BACKGROUND: The "jumping to conclusions" (JTC) data-gathering bias is implicated in the development and maintenance of psychosis but has only recently been studied in first episode psychosis (FEP). In this study, we set out to establish the relationship of JTC in FEP with delusions and neuropsychological functioning.

METHODS: One hundred and eight FEP patients and 101 age-matched controls completed assessments of delusions, general intelligence (IQ), working memory (WM), and JTC (the probabilistic reasoning "beads" task).

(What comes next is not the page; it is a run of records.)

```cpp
void upload_wide_image(rto_tree* t, const HostArrays& h) {
    if (!t->fast_ok || getenv("RTO_NO_WIDE")) return;
    rto::WideImage wi;
    if (!rto::build_wide_image(h.child, h.capacity, t->dev.top_levels, h.sigma, h.sigma_stride, wi)) return;
    const size_t wb = wi.widew.size() * 4, ob = wi.worig.size() * 4, gb = wi.gslot.size() * 4;
    const bool up = tree_alloc(t, &t->d_widew, wb) && tree_alloc(t, &t->d_worig, ob) && tree_alloc(t, &t->d_grid2, gb) &&
                    hipMemcpy(t->d_widew, wi.widew.data(), wb, hipMemcpyHostToDevice) == hipSuccess &&
                    hipMemcpy(t->d_worig, wi.worig.data(), ob, hipMemcpyHostToDevice) == hipSuccess &&
                    hipMemcpy(t->d_grid2, wi.gslot.data(), gb, hipMemcpyHostToDevice) == hipSuccess;
    if (!up) {
        (void)hipGetLastError();
        tree_release(t, &t->d_widew, wb);
        tree_release(t, &t->d_worig, ob);
        tree_release(t, &t->d_grid2, gb);
        return;
// ... 327 lines not shown
    } else if (data_dim == 4) {
        fmt.format = RTO_FMT_RGBA;
        fmt.basis_dim = -1;
    } else {
        fmt.format = RTO_FMT_SH;
        fmt.basis_dim = (data_dim - 1) / 3;
    }
    return upload_tree(child, data, capacity, N, data_dim, fmt, scale, offset, device, out, nullptr, flags & ~RTO_TREE_QUANT_DIRECT,
                       extra, extra_floats);
}

int rto_tree_set_ndc(rto_tree* t, float w, float h, float focal) {
    if (!t) return set_err(RTO_E_INVALID, "rto_tree_set_ndc: null tree");
    t->info.use_ndc = w > 0;
    t->info.ndc_width = w;
    t->info.ndc_height = h;
    t->info.ndc_focal = focal;
    t->dev.ndc_width = w > 0 ? w : -1.f;
    t->dev.ndc_height = h;
    t->dev.ndc_focal = focal;
    return RTO_OK;
}

int rto_tree_get_info(const rto_tree* t, rto_tree_info* info) {
    if (!t || !info) return set_err(RTO_E_INVALID, "rto_tree_get_info: null argument");
    *info = t->info;
    return RTO_OK;
}

void rto_tree_free(rto_tree* t) {
    if (!t) return;
    DeviceGuard guard(t->device);
    for (void* p : {t->d_data, t->d_child, t->d_nodew, t->d_topgrid, t->d_widew, t->d_worig, t->d_grid2, t->d_shrec, t->d_recidx, t->d_occ,
                    t->d_qrec, t->d_qcolors, t->d_qsigma, t->d_extra})
        if (p) (void)hipFree(p);
    delete t;
}

int rto_probe_basis(const rto_tree* tree, const rto_options* o, const float* dirs, int64_t n, int path, float* host_out) {
    if (!tree || !o || !dirs || !host_out || n <= 0 || (path != 0 && path != 1))
        return set_err(RTO_E_INVALID, "rto_probe_basis: null argument, n <= 0 or path not 0 / 1");
    if (missing_lobes(tree)) return set_err(RTO_E_FORMAT, missing_lobes_msg);
    if (n > (int64_t(1) << 31) - 256) return set_err(RTO_E_INVALID, "rto_probe_basis: n above 2^31 - 256");
    DeviceGuard guard(tree->device);
    if (!guard.ok) return set_err(RTO_E_HIP, "hipSetDevice failed");
    const rto::OptDev od = make_opt_dev(o);
    const size_t in_b = (size_t)n * 3 * sizeof(float), out_b = (size_t)n * RTO_BASIS_MAX * sizeof(float);
    float *d_dirs = nullptr, *d_out = nullptr;
    hipError_t e = hipMalloc((void**)&d_dirs, in_b);
    if (e == hipSuccess) e = hipMalloc((void**)&d_out, out_b);
    if (e == hipSuccess) e = hipMemcpy(d_dirs, dirs, in_b, hipMemcpyHostToDevice);
    bool no_form = false;
    if (e == hipSuccess) {
        e = rto::launch_probe_basis(tree->dev, od, d_dirs, n, path, d_out, nullptr);
        no_form = e == hipErrorInvalidValue;
    }
    if (e == hipSuccess) e = hipMemcpy(host_out, d_out, out_b, hipMemcpyDeviceToHost);
    if (d_dirs) (void)hipFree(d_dirs);
    if (d_out) (void)hipFree(d_out);
    if (no_form) {
        rto::DataFormat fmt;
        fmt.format = tree->dev.format;
        fmt.basis_dim = tree->dev.basis_dim;
        return set_err(RTO_E_UNSUPPORTED, "rto_probe_basis: the shading kernel has no per-B form for " + fmt.to_string());
    }
    if (e != hipSuccess) return set_err(RTO_E_HIP, std::string("rto_probe_basis: ") + hipGetErrorString(e));
    return RTO_OK;
// ... 90 lines not shown
```

Before: 16430 frames/s.

## Cull tiles with tight per-cell occupied bounding boxes and smaller pad

Culling cells now carry a tight axis-aligned bound of the occupied sub-region, computed bottom-up over the octree in fixed-point, instead of the full cube. The mark kernel reads a center plus per-axis half-extents, and the screen-space tile pad drops from 1.5 to 0.5 pixels, so fewer tiles get marked and fewer rays are traced. The cell buffer doubles in size, and a second cube buffer is kept for an opt-in fallback. A smaller pad risks dropping edge tiles and slightly changing the image.

```diff
diff --git a/rt-octree_amd/csrc/host/tree_layout.cpp b/rt-octree_amd/csrc/host/tree_layout.cpp
--- a/rt-octree_amd/csrc/host/tree_layout.cpp
+++ b/rt-octree_amd/csrc/host/tree_layout.cpp
@@ -34,10 +34,12 @@
 }
 
 bool culling_cells(const int32_t* child, int64_t capacity, const float scale[3], const float offset[3], const uint16_t* sigma,
-                   size_t stride, std::vector<float>& out) {
+                   size_t stride, std::vector<float>& out, std::vector<float>* cubes) {
     auto density = [&](int64_t sl) { return half_to_float(sigma[(size_t)sl * stride]); };
     std::vector<uint8_t> lvl((size_t)capacity, 255), has((size_t)capacity, 0);
     std::vector<uint32_t> cx((size_t)capacity, 0), cy((size_t)capacity, 0), cz((size_t)capacity, 0);
+    constexpr uint32_t kHalf = 1u << 30;
+    std::vector<uint32_t> blo((size_t)capacity * 3, 0), bhi((size_t)capacity * 3, 0);
     lvl[0] = 0;
     for (int64_t n = 0; n < capacity; ++n) {
         if (lvl[(size_t)n] == 255) continue;
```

RESULTS: Half the FEP participants jumped to conclusions on at least 1 task, compared with 25% of controls (OR range 2.1 to 3.9; 95% CI range 1.5 to 8.0, P values ≤ .02). JTC was associated with clinical, but not nonclinical delusion severity, and with neuropsychological functioning, irrespective of clinical status. Both IQ and delusion severity, but not WM, were independently associated with JTC in the FEP group.

CONCLUSIONS: JTC is present in FEP. The specific association of JTC with clinical delusions supports a state, maintaining role for the bias. The associations of JTC with neuropsychological functioning indicate a separable, trait aspect to the bias, which may confer vulnerability to psychosis. The work has potential to inform emerging interventions targeting reasoning biases in early psychosis.